The Corner

The Fight Goes On

Well, not since I made a joke about media overreaction to Hurricane Katrina just before the levees burst, have I written something as poorly timed as today’s column. I wrote it before Senator Cruz launched his epic filibuster (or “faux filibuster” depending whom you talk to), not knowing he would be claiming the mantle of the heroic leader of the opposition. Worse, this comes on the heels of the brouhaha I started on Special Report last week (for which I apologized).

I’ve re-read the column, and while I would have written it differently in light of recent events, I don’t see anything to apologize for, save perhaps the timing. People on the right who think it’s the lowest insult to compare Cruz to Obama should, I think, at least acknowledge I was speaking of very specific things: namely an approach to the processes of politics. Both Cruz and Obama subscribe to a theory of the grassroots that I think works well for elections (and fundraising), but not very well for policy and legislation. They both also have little interest in playing by the established rules – a trait many conservatives criticize in Obama and praise in Cruz. Philosophically, however, I note they are light years apart, and on that score I am pretty much in lockstep with Cruz.
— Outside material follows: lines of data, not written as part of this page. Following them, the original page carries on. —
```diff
@@ -1556,7 +1660,10 @@
   }
   if (info) {
     info->replayed = n_work;
-    if (info->want_components && (info->want_components > 1 || n_work > 16384)) {
+    if (d_decomp) {
+      info->components = decomp[0];
+      info->max_wave_segment = decomp[1];
+    } else if (report) {
       int32_t* d_max = TakeZeroed(S, 1);
       hipLaunchKernelGGL(k_max_segment, dim3(Blocks(n_work)), dim3(256), 0, s, n_work, S.num_segs, S.seg_cnt,
                          spine ? spine_thr : 0x7fffffff, d_max);
```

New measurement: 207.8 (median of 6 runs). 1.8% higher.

But philosophical agreement is a standard in low regard these days on the right. Procedural, tactical and emotional agreement is the measure of men. So let me say that while I still think the overall defund strategy was ill-advised, I think Cruz’s just concluded filibuster was pretty heroic and his performance, both physical and intellectual, was nothing less remarkable. He’s done a great service by calling attention to the failures and flaws of Obamacare. I could have done without some of the needless (to put it charitably) disparagement of colleagues and allies he will need in battles to come. But I am at a loss as to how there’s much of a downside to his effort. The House has voted dozens of times to get rid of Obamacare but such votes haven’t penetrated deeply into the national conversation the way Cruz’s floor speech did, telegraphing to the whole country the breadth and depth of conservative opposition to the law.
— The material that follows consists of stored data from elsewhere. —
extern "C" int fg_step_layout_query(const fg_step_desc* d, const fg_raster_config* config, fg_step_layout* out) {
  if (!desc_ok(d) || !out) return FG_ERR_INVALID_ARG;
  const int N = d->N, W = d->width, H = d->height;
  const int tile_w = (W + 15) / 16, tile_h = (H + 15) / 16, T = tile_w * tile_h, C = channels_of(*d);
  if (!fg_stbin_supported(N, tile_w, tile_h)) return FG_ERR_UNSUPPORTED;
  memset(out, 0, sizeof(*out));
  out->channels = C;
  out->jobs_words = fg_raster_jobs_words(W, H, 16, config);
  if (out->jobs_words <= 0) return FG_ERR_UNSUPPORTED;
  out->seg_ckpt_floats = d->want_backward && d->list_shares ? fg_raster_seg_ckpt_floats(C, W, H, 16, d->capacity, config) : 0;
  size_t n[FG_STEP_BUFFERS] = {0};
  n[FG_STEP_RADII] = (size_t)N * 4;
  n[FG_STEP_MEANS2D] = (size_t)N * 8;
  n[FG_STEP_DEPTHS] = (size_t)N * 4;
  n[FG_STEP_CONICS] = (size_t)N * 12;
  n[FG_STEP_COMP] = d->antialiased ? (size_t)N * 4 : 0;
  n[FG_STEP_TILES] = (size_t)N * 4;
  n[FG_STEP_SPLATS] = (size_t)N * FG_SPLAT_FLOATS * 4;
  n[FG_STEP_DEPTH_KEYS] = (size_t)N * 4;
  n[FG_STEP_TILE_RECTS] = (size_t)N * 8;
  n[FG_STEP_TILE_MASKS] = (d->flags & FG_STEP_NO_FOOTPRINT_MASKS) ? 0 : (size_t)N * 8;
  n[FG_STEP_SH_JAC] = d->sh_degree >= 1 && d->want_backward ? (size_t)N * FG_SH_JAC_FLOATS * 4 : 0;
  n[FG_STEP_TILE_OFFSETS] = (size_t)(T + 1) * 4;
  n[FG_STEP_LIST_OFFSETS] = (size_t)(T + 1) * 4;
  n[FG_STEP_FLATTEN_IDS] = (size_t)d->capacity * 4;
  n[FG_STEP_JOBS] = (size_t)out->jobs_words * 4 * 2;
  n[FG_STEP_LIVE] = d->want_backward ? (size_t)d->capacity * 4 : 0;
  n[FG_STEP_SEG_CKPT] = (size_t)out->seg_ckpt_floats * 4;
  n[FG_STEP_V_SPLATS] = d->want_backward ? (size_t)N * FG_SPLAT_FLOATS * 4 : 0;
  n[FG_STEP_RENDER] = (size_t)W * H * C * 4;
  n[FG_STEP_ALPHAS] = (size_t)W * H * 4;
  n[FG_STEP_LAST_IDS] = (size_t)W * H * 4;
  n[FG_STEP_CLAMP_MASK] = d->n_clamp > 0 ? (size_t)W * H : 0;
  size_t o = 0;
  for (int b = 0; b < FG_STEP_COUNT_WS; ++b) {
    out->offset[b] = (int64_t)o;
    out->nbytes[b] = (int64_t)n[b];
    o += al256(n[b]);
  }
  out->keep_bytes = (int64_t)(o ? o : 256);
  n[FG_STEP_COUNT_WS] = fg_stbin_count_workspace_bytes(N, tile_w, tile_h);
  n[FG_STEP_FILL_WS] = fg_stbin_fill_workspace_bytes(d->capacity);
  o = 0;
  for (int b = FG_STEP_COUNT_WS; b < FG_STEP_BUFFERS; ++b) {
    out->offset[b] = (int64_t)o;
    out->nbytes[b] = (int64_t)n[b];
    o += al256(n[b]);
  }
  out->tmp_bytes = (int64_t)o;
  return FG_OK;
}

extern "C" int fg_step_fwd(const fg_step_desc* d, const fg_raster_config* config, const fg_step_io* io, void* keep,
                           void* tmp, const fg_step_layout* L, fg_stream_t stream) {
  if (!desc_ok(d) || !io || !keep || !tmp || !L) return FG_ERR_INVALID_ARG;
  const int N = d->N, W = d->width, H = d->height, C = channels_of(*d);
  if (C != L->channels || L->keep_bytes <= 0) return FG_ERR_INVALID_ARG;
  const int tile_w = (W + 15) / 16, tile_h = (H + 15) / 16;
  int32_t* radii = at<int32_t>(keep, L, FG_STEP_RADII);
  float* means2d = at<float>(keep, L, FG_STEP_MEANS2D);
  float* depths = at<float>(keep, L, FG_STEP_DEPTHS);
  float* conics = at<float>(keep, L, FG_STEP_CONICS);
  float* comp = at<float>(keep, L, FG_STEP_COMP);
  int32_t* tiles = at<int32_t>(keep, L, FG_STEP_TILES);
  float* splats = at<float>(keep, L, FG_STEP_SPLATS);
  uint32_t* depth_keys = at<uint32_t>(keep, L, FG_STEP_DEPTH_KEYS);
  int32_t* tile_rects = at<int32_t>(keep, L, FG_STEP_TILE_RECTS);
  uint64_t* tile_masks = at<uint64_t>(keep, L, FG_STEP_TILE_MASKS);
  float* sh_jac = at<float>(keep, L, FG_STEP_SH_JAC);
  int rc;
  if (d->raw)
    rc = fg_preprocess_raw_fwd(N, io->means, io->quats, io->d_quats, io->scales, io->d_scales, io->opacities, io->colors,
                               io->features_rest, d->sh_degree, d->k_stored, d->with_depth, io->extra, d->n_extra, io->viewmat,
                               io->K, W, H, d->eps2d, d->near_plane, d->far_plane, d->radius_clip, 16, d->antialiased, radii,
                               means2d, depths, conics, comp, tiles, splats, depth_keys, tile_rects, tile_masks, sh_jac, stream);
  else
    rc = fg_preprocess_fwd(N, io->means, io->quats, io->scales, io->opacities, io->colors, d->sh_degree, d->k_stored,
                           d->n_color, d->with_depth, io->extra, d->n_extra, io->viewmat, io->K, W, H, d->eps2d, d->near_plane,
                           d->far_plane, d->radius_clip, 16, d->antialiased, radii, means2d, depths, conics, comp, tiles,
                           splats, depth_keys, tile_rects, tile_masks, sh_jac, stream);
  if (rc != FG_OK) return rc;
  int32_t* tile_offsets = at<int32_t>(keep, L, FG_STEP_TILE_OFFSETS);
  int32_t* list_offsets = at<int32_t>(keep, L, FG_STEP_LIST_OFFSETS);
  void* count_ws = at<char>(tmp, L, FG_STEP_COUNT_WS);
  rc = fg_stbin_count(N, tile_rects, tile_masks, tile_w, tile_h, tile_offsets, io->count_out, count_ws,
                      (size_t)L->nbytes[FG_STEP_COUNT_WS], stream);
  if (rc != FG_OK) return rc;
  int32_t* flatten_ids = at<int32_t>(keep, L, FG_STEP_FLATTEN_IDS);
  int32_t* jobs = at<int32_t>(keep, L, FG_STEP_JOBS);
  float* seg_ckpt = at<float>(keep, L, FG_STEP_SEG_CKPT);
  rc = fg_stbin_fill_jobs(N, depth_keys, tile_rects, tile_masks, tile_w, tile_h, d->capacity, tile_offsets, count_ws, flatten_ids,
                          list_offsets, at<char>(tmp, L, FG_STEP_FILL_WS), (size_t)L->nbytes[FG_STEP_FILL_WS], W, H, 16, jobs,
                          jobs + L->jobs_words, seg_ckpt != nullptr, config, d->flags & (FG_STBIN_LONG_SEGMENTS | FG_STBIN_TEST_SMALL_SLABS), io->ckpt_need_out,
                          stream);
  if (rc != FG_OK) return rc;
  float* v_splats = at<float>(keep, L, FG_STEP_V_SPLATS);
  if (io->ev_raster_begin && hipEventRecord(static_cast<hipEvent_t>(io->ev_raster_begin), fg_hip_stream(stream)) != hipSuccess)
    return FG_ERR_LAUNCH;
  rc = fg_raster_jobs_fwd(C, W, H, 16, splats, list_offsets, flatten_ids, jobs, io->background, d->n_clamp,
                          at<float>(keep, L, FG_STEP_RENDER), at<float>(keep, L, FG_STEP_ALPHAS),
                          at<int32_t>(keep, L, FG_STEP_LAST_IDS), at<uint8_t>(keep, L, FG_STEP_CLAMP_MASK), seg_ckpt,
                          at<uint32_t>(keep, L, FG_STEP_LIVE), v_splats, v_splats ? (int64_t)N * FG_SPLAT_FLOATS : 0,
                          io->ckpt_need_out ? io->ckpt_need_out + 9 : nullptr, config, stream);
  if (io->ev_raster_end && hipEventRecord(static_cast<hipEvent_t>(io->ev_raster_end), fg_hip_stream(stream)) != hipSuccess)
    return FG_ERR_LAUNCH;
  return rc;
}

And that’s a great service, because the one thing Ted Cruz has been most wrong about is the idea that the battle against Obamacare will be lost forever on October 1. The battle will go on (Indeed, as Holman Jenkins argues pretty effectively today, the battle is really just beginning).
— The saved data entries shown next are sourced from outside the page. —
template <typename T, int BETA, int BK, int BM, int WM, int WN, int PIPE,
          int TA = 0, int TB = 0, int EPI = EPI_STORE, int GRP = 0>
__launch_bounds__(WM * WN * 64, 2)
__global__ void gemm_mfma_kernel(int64_t M, int64_t N, int64_t K,
                                 const T* __restrict__ A_, int64_t lda_,
                                 const T* __restrict__ B_, int64_t ldb_,
                                 T* __restrict__ C_, int64_t ldc_,
                                 int nbm_ ,
                                 int band_ ,
                                 int phase_mask ,
                                 const T* __restrict__ addC ,
                                 const mx_group_entry* __restrict__ grp) {
    constexpr int BN = 128;
    constexpr int NWAVES = WM * WN;
    constexpr int MT = (BM / WM) / 16;
    constexpr int NT = (BN / WN) / 16;
    using ACC = typename acc_t<T>::type;
    using SA = std::conditional_t<TA != 0, stage_k<T, BM, BK, NWAVES>,
                                           stage_r<T, BM, BK, NWAVES>>;
    using SB = std::conditional_t<TB != 0, stage_r<T, BN, BK, NWAVES>,
                                           stage_k<T, BN, BK, NWAVES>>;
    constexpr int P = SA::PIECES + SB::PIECES;

    const T* __restrict__ A = A_;
    const T* __restrict__ B = B_;
    T* __restrict__ C = C_;
    int64_t lda = lda_, ldb = ldb_, ldc = ldc_;
    int nbm = nbm_, nbn = (int)(N / BN), band = band_;
    int grp_ntiles = 0;
    int id = blockIdx.x;
    if constexpr (GRP != 0) {
        static_assert(BK == 16 && BM == 128 && WM == 2 && WN == 2 &&
                      EPI == EPI_STORE, "grouped: default geometry only");
        const int count = nbm_;
        const int32_t* __restrict__ tile_start = (const int32_t*)(grp + count);
        int lo = 0, hi = count - 1;
        while (lo < hi) {
            const int mid = (lo + hi + 1) >> 1;
            if (sload(&tile_start[mid]) <= id) lo = mid; else hi = mid - 1;
        }
        const mx_group_entry* __restrict__ e = grp + lo;
        A = (const T*)sload_ptr(&e->A);
        B = (const T*)sload_ptr(&e->B);
        C = (T*)sload_ptr(&e->C);
        lda = sload(&e->lda); ldb = sload(&e->ldb); ldc = sload(&e->ldc);
        grp_ntiles = sload(&e->ntiles);
        nbm = sload(&e->nbm); nbn = sload(&e->nbn); band = sload(&e->band);
        id -= sload(&tile_start[lo]);
    }
    int bn, bm;
    block_remap(id, nbn, nbm, band, bm, bn);

    const int tid = threadIdx.x;
    const int lane = tid & 63;
    const int wid = tid >> 6;
    const int wm = wid / WN, wn = wid % WN;
    const int l15 = lane & 15, l4 = lane >> 4;

    __shared__ __align__(16) T sAB[2 * BK * BM + 2 * BN * BK];
    T* As = sAB;
    T* Bs = sAB + 2 * BK * BM;

    const int64_t row0 = (int64_t)bm * BM;
    const int64_t col0 = (int64_t)bn * BN;

    constexpr bool REGMAJOR = sizeof(T) == 8;
    const int rbase = REGMAJOR ? l4 : l4 * 4;
    constexpr int rstep = REGMAJOR ? 4 : 1;
    ACC acc[MT][NT];
    if (BETA) {
        #pragma unroll
        for (int mt = 0; mt < MT; mt++)
            #pragma unroll
            for (int nt = 0; nt < NT; nt++) {
                int64_t r = row0 + wm * (MT * 16) + mt * 16 + rbase;
                int64_t cc = col0 + wn * (NT * 16) + nt * 16 + l15;
                const T* cp = C + cc * ldc + r;
                #pragma unroll
                for (int j = 0; j < 4; j++) acc[mt][nt][j] = cp[rstep * j];
            }
    } else {
        #pragma unroll
        for (int mt = 0; mt < MT; mt++)
            #pragma unroll
            for (int nt = 0; nt < NT; nt++) acc[mt][nt] = ACC{0};
    }

    const int ntiles = GRP != 0 ? grp_ntiles : (int)(K / BK);
    const int ph = (phase_mask && (id & phase_mask)) ? (ntiles >> 1) : 0;

    auto read_quad = [&](const T* At, const T* Bt, int q, T (&a)[MT],
                         T (&b)[NT]) {
        const int kk = q * 4 + l4;
        #pragma unroll
        for (int mt = 0; mt < MT; mt++)
            a[mt] = At[SA::frag(wm * (MT * 16) + mt * 16 + l15, kk)];
        #pragma unroll
        for (int nt = 0; nt < NT; nt++)
            b[nt] = Bt[SB::frag(wn * (NT * 16) + nt * 16 + l15, kk)];
    };
    auto mfma_quad = [&](const T (&a)[MT], const T (&b)[NT]) {
        #pragma unroll
        for (int mt = 0; mt < MT; mt++)
            #pragma unroll
            for (int nt = 0; nt < NT; nt++)
                acc[mt][nt] = mfma_16x16x4(a[mt], b[nt], acc[mt][nt]);
    };

    if constexpr (!PIPE) {
    auto issue_tile = [&](int kt, int buf) {
        const int64_t kbase = (int64_t)kt * BK;
        issue_pieces<SA>((const char*)(A + SA::origin_elems(lda, row0, kbase)),
                         lda, As, buf * BK * BM, wid, lane);
        issue_pieces<SB>((const char*)(B + SB::origin_elems(ldb, col0, kbase)),
                         ldb, Bs, buf * BN * BK, wid, lane);
    };
    issue_tile(ph, 0);

    for (int s = 0; s < ntiles; s++) {
        const int buf = s & 1;
        if (s + 1 < ntiles) {
            int nxt = s + 1 + ph;
            if (nxt >= ntiles) nxt -= ntiles;
            issue_tile(nxt, buf ^ 1);
            asm volatile("s_waitcnt vmcnt(%0)" :: "n"(P) : "memory");
        } else {
            asm volatile("s_waitcnt vmcnt(0)" ::: "memory");
        }
        __builtin_amdgcn_s_barrier();

        const T* At = &As[buf * BK * BM];
        const T* Bt = &Bs[buf * BN * BK];
        #pragma unroll
        for (int q = 0; q < BK / 4; q++) {
            T a[MT], b[NT];
            read_quad(At, Bt, q, a, b);
            mfma_quad(a, b);
        }
        asm volatile("s_waitcnt lgkmcnt(0)" ::: "memory");
        __builtin_amdgcn_s_barrier();
    }
    } else {
    constexpr int Q = BK / 4;
    static_assert(Q % 2 == 0, "fragment registers ping-pong per quad");
    const int swid = __builtin_amdgcn_readfirstlane(wid);
    uint32_t a_lane[SA::PIECES], b_lane[SB::PIECES];
    int64_t a_uni[SA::PIECES], b_uni[SB::PIECES];
    int a_lds[SA::PIECES], b_lds[SB::PIECES];
    #pragma unroll
    for (int i = 0; i < SA::PIECES; i++) {
        const stage_piece p = SA::piece(swid, i, lane);
        a_lane[i] = (uint32_t)SA::lane_bytes(p, lda);
        a_uni[i] = SA::uni_bytes(p, lda);
        a_lds[i] = p.lds;
    }
    #pragma unroll
    for (int i = 0; i < SB::PIECES; i++) {
        const stage_piece p = SB::piece(swid, i, lane);
        b_lane[i] = (uint32_t)SB::lane_bytes(p, ldb);
        b_uni[i] = SB::uni_bytes(p, ldb);
        b_lds[i] = p.lds;
    }

    const char* const pA0 = (const char*)(A + SA::origin_elems(lda, row0, 0));
    const char* const pB0 = (const char*)(B + SB::origin_elems(ldb, col0, 0));
    const int64_t stepA = SA::origin_elems(lda, 0, BK) * (int64_t)sizeof(T);
    const int64_t stepB = SB::origin_elems(ldb, 0, BK) * (int64_t)sizeof(T);
    const char* pA = pA0 + ph * stepA;
    const char* pB = pB0 + ph * stepB;
    int kt = ph;
    auto issue_next = [&](int buf) {
        #pragma unroll
        for (int i = 0; i < SA::PIECES; i++)
            glds16(pA + a_uni[i] + a_lane[i], &As[buf * BK * BM + a_lds[i]]);
        #pragma unroll
        for (int i = 0; i < SB::PIECES; i++)
            glds16(pB + b_uni[i] + b_lane[i], &Bs[buf * BN * BK + b_lds[i]]);
        kt++; pA += stepA; pB += stepB;
        if (kt == ntiles) { kt = 0; pA = pA0; pB = pB0; }
    };

    T fa[2][MT], fb[2][NT];
    issue_next(0);
    if (ntiles > 1) {
        issue_next(1);
        asm volatile("s_waitcnt vmcnt(%0)" :: "n"(P) : "memory");
    } else {
        asm volatile("s_waitcnt vmcnt(0)" ::: "memory");
    }
    __builtin_amdgcn_s_barrier();
    read_quad(As, Bs, 0, fa[0], fb[0]);

    auto step = [&](int s, auto ahead) {
        constexpr int AHEAD = decltype(ahead)::value;
        const int buf = s & 1;
        const T* At = &As[buf * BK * BM];
        const T* Bt = &Bs[buf * BN * BK];
        #pragma unroll
        for (int q = 0; q + 1 < Q; q++) {
            read_quad(At, Bt, q + 1, fa[(q + 1) & 1], fb[(q + 1) & 1]);
            mfma_quad(fa[q & 1], fb[q & 1]);
        }
        __builtin_amdgcn_sched_barrier(0);
        asm volatile("s_waitcnt lgkmcnt(0)" ::: "memory");
        if constexpr (AHEAD >= 1) {
            asm volatile("s_waitcnt vmcnt(0)" ::: "memory");
            __builtin_amdgcn_s_barrier();
            __builtin_amdgcn_sched_barrier(0);
            read_quad(&As[(buf ^ 1) * BK * BM], &Bs[(buf ^ 1) * BN * BK], 0,
                      fa[0], fb[0]);
            if constexpr (AHEAD >= 2) issue_next(buf);
        }
        mfma_quad(fa[1], fb[1]);
        if constexpr (AHEAD >= 1) {
            #pragma unroll
            for (int g = 0; g < MT + NT; g++) {
                __builtin_amdgcn_sched_group_barrier(0x008, 1, 0);
                __builtin_amdgcn_sched_group_barrier(0x100, 1, 0);
            }
            if constexpr (AHEAD >= 2) {
                #pragma unroll
                for (int g = 0; g < P; g++) {
                    __builtin_amdgcn_sched_group_barrier(0x008, 1, 0);
                    __builtin_amdgcn_sched_group_barrier(0x010, 1, 0);
                }
            }
        }
        __builtin_amdgcn_sched_barrier(0);
    };
    int s = 0;
    for (; s + 2 < ntiles; s++) step(s, std::integral_constant<int, 2>{});
    if (s + 1 < ntiles) { step(s, std::integral_constant<int, 1>{}); s++; }
    step(s, std::integral_constant<int, 0>{});
    }

    if constexpr (EPI == EPI_TN_ADD) {
        static_assert(std::is_same<T, float>::value && !BETA && !PIPE &&
                      BM == 128 && WM == 2 && WN == 2,
                      "fused epilogue: fp32 default geometry, two-barrier loop");
        static_assert(64 * BN == 2 * BK * BM + 2 * BN * BK,
                      "the 64x128 stage fills the k-loop buffers exactly");
        float* stage = sAB;
        v4f* stage4 = (v4f*)sAB;
        #pragma unroll
        for (int half = 0; half < 2; half++) {
            __builtin_amdgcn_s_barrier();
            if (wm == half) {
                #pragma unroll
                for (int mt = 0; mt < 4; mt++)
                    #pragma unroll
                    for (int nt = 0; nt < 4; nt++) {
                        int rloc = mt * 16 + l4 * 4;
                        int cc = wn * 64 + nt * 16 + l15;
                        #pragma unroll
                        for (int j = 0; j < 4; j++)
                            stage[(rloc + j) * BN + cc] = acc[mt][nt][j];
                    }
            }
            __builtin_amdgcn_s_barrier();
            #pragma unroll
            for (int i = 0; i < 8; i++) {
                int idx = tid + i * 256;
                int rloc = idx >> 5;
                int q = idx & 31;
                int64_t r = row0 + half * 64 + rloc;
                int64_t off = col0 + 4 * q + r * ldc;
                v4f v = stage4[rloc * (BN / 4) + q];
                if (addC) {
                    const v4f* ap = (const v4f*)(addC + off);
                    v4f av = *ap;
                    v.x += av.x; v.y += av.y; v.z += av.z; v.w += av.w;
                }
                *(v4f*)(C + off) = v;
            }
        }
    } else {
    #pragma unroll
    for (int mt = 0; mt < MT; mt++)
        #pragma unroll
        for (int nt = 0; nt < NT; nt++) {
            int64_t r = row0 + wm * (MT * 16) + mt * 16 + rbase;
            int64_t cc = col0 + wn * (NT * 16) + nt * 16 + l15;
            T* cp = C + cc * ldc + r;
            #pragma unroll
            for (int j = 0; j < 4; j++) cp[rstep * j] = acc[mt][nt][j];
        }
    }
}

This was always the core problem with Cruz’s argument: that if we don’t fight here on his chosen ground the fight will be lost for all time. If Cruz believed that, he would be the one surrendering if his effort doesn’t pan out. But I assume – and hope! — Ted Cruz won’t surrender to Obamacare if/when his plan fails. Nor will Mike Lee (who just said as much), Marco Rubio, Rand Paul, or Cruz’s other allies in the Senate. Nor will the outside forces supporting Cruz, like Heritage Action or our friends at RedState or in talk radio. Similarly, those who’ve been accused of “surrendering” this whole time, will actually keep fighting. Alleged quislings like Mitch McConnell and Tom Coburn will presumably continue to look for ways to dismantle and defund Obamacare. National Review will still be advocating repeal and replace (as will pretty much every conservative publication I can think of). The debate will change, of course, because we will have actual evidence of how Obamacare is – and isn’t — working. New constituencies hurt by Obamacare will join the fray, and some others may opt out as the subsidies kick-in. But it will remain a live issue for years to come, including in the 2014 and 2016 elections. I think Ted Cruz’s filibuster helped in that effort.

In politics defeat doesn’t come with an arbitrary deadline. Defeat comes when one side gives up the fight. I don’t see anybody giving up the fight. To paraphrase T. S. Eliot, there’s no such thing as a truly lost cause, because there’s no such thing as a truly won cause. The cause endures so long as there are those willing to fight it. 

So congratulations to Ted Cruz and let’s hope he’s just getting warmed up. 

Jonah Goldberg, a senior editor of National Review and the author of Suicide of the West, holds the Asness Chair in Applied Liberty at the American Enterprise Institute.